What you need to do → Once you know how many lines below hold "void", reply with that number and add nothing.

Extracted material →
------------------------

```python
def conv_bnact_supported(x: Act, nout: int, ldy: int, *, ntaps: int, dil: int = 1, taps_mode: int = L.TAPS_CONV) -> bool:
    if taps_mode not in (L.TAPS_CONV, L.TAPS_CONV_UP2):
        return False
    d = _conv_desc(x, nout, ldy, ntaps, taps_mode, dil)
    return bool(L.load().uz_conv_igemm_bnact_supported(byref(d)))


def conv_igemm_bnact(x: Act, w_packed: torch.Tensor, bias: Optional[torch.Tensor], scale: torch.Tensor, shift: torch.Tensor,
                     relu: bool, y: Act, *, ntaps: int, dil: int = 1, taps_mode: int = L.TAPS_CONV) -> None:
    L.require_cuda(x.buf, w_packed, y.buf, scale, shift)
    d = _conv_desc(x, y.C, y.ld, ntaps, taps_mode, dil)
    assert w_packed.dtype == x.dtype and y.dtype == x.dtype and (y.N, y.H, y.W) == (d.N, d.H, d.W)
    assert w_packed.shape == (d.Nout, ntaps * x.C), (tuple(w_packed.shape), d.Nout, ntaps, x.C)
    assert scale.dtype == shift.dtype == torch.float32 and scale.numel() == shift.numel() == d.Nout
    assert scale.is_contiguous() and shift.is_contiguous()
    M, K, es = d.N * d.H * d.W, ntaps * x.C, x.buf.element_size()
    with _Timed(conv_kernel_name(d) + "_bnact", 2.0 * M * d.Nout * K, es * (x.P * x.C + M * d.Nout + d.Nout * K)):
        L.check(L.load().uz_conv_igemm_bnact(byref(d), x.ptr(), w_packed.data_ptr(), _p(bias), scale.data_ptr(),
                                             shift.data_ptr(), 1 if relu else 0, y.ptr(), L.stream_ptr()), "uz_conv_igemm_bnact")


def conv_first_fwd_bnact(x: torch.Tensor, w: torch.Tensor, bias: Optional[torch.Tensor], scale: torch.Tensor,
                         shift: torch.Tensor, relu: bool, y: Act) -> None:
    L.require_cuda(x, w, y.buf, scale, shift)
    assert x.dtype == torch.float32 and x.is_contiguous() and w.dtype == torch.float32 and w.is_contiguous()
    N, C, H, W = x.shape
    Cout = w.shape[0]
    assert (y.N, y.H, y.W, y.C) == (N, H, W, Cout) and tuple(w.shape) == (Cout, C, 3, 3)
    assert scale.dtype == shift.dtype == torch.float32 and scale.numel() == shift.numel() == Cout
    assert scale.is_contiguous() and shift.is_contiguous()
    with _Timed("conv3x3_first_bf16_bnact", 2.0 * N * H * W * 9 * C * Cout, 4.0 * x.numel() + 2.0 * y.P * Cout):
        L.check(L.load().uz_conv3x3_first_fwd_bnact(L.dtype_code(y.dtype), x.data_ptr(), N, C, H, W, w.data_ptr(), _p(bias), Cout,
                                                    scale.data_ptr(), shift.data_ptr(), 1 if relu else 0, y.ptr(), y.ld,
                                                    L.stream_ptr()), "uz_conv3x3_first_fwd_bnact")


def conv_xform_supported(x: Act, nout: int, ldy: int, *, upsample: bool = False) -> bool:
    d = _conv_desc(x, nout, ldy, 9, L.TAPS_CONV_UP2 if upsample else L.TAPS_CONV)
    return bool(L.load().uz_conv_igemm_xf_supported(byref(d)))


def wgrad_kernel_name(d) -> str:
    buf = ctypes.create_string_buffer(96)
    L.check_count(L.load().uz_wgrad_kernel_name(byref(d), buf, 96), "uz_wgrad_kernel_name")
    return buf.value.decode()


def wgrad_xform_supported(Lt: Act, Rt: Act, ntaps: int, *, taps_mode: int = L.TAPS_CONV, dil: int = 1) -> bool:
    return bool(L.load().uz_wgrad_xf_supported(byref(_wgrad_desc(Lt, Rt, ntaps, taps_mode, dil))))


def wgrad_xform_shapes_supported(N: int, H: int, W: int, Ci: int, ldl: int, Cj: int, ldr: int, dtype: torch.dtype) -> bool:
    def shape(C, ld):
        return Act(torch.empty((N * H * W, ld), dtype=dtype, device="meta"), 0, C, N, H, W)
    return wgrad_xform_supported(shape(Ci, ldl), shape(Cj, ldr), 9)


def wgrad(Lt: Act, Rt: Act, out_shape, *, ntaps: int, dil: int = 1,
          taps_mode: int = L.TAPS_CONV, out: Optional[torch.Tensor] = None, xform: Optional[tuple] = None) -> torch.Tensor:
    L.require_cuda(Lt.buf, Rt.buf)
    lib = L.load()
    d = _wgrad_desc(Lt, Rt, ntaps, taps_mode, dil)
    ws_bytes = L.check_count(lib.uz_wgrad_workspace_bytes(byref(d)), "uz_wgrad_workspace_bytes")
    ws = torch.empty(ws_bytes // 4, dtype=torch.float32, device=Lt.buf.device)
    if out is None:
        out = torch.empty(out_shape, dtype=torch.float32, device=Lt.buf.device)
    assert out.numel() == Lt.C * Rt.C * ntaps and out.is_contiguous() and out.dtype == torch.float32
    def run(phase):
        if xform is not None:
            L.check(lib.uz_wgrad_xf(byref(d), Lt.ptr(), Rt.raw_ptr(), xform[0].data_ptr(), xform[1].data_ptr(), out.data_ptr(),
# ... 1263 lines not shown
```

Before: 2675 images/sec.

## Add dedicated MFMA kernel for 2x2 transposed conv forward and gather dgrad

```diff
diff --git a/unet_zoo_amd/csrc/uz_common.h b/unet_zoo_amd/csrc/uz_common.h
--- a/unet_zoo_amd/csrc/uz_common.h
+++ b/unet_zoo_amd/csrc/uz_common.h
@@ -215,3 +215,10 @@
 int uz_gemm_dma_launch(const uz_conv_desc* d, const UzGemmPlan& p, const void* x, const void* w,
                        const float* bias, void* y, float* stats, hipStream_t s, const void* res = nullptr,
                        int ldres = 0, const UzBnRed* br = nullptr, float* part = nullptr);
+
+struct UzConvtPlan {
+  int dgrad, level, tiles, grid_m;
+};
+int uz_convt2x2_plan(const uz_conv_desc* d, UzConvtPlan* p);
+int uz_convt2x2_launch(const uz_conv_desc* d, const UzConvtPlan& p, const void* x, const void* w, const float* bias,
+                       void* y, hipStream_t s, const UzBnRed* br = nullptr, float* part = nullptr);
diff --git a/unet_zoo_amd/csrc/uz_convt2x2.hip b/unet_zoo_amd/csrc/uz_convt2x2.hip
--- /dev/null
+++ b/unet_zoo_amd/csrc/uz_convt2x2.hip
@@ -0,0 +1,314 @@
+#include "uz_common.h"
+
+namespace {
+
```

------------------------

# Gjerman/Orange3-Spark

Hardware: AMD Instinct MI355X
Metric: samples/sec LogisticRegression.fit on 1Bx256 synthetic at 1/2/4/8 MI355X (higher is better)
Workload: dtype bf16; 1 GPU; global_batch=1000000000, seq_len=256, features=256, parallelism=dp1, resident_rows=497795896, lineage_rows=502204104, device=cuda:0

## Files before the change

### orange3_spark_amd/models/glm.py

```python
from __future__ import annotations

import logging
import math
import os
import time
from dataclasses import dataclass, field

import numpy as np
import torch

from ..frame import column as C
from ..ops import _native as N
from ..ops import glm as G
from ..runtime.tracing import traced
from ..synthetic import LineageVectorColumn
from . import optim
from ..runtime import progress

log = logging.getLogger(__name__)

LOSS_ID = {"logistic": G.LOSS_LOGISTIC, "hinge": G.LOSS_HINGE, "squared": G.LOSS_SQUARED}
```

------------------------

Your response → 4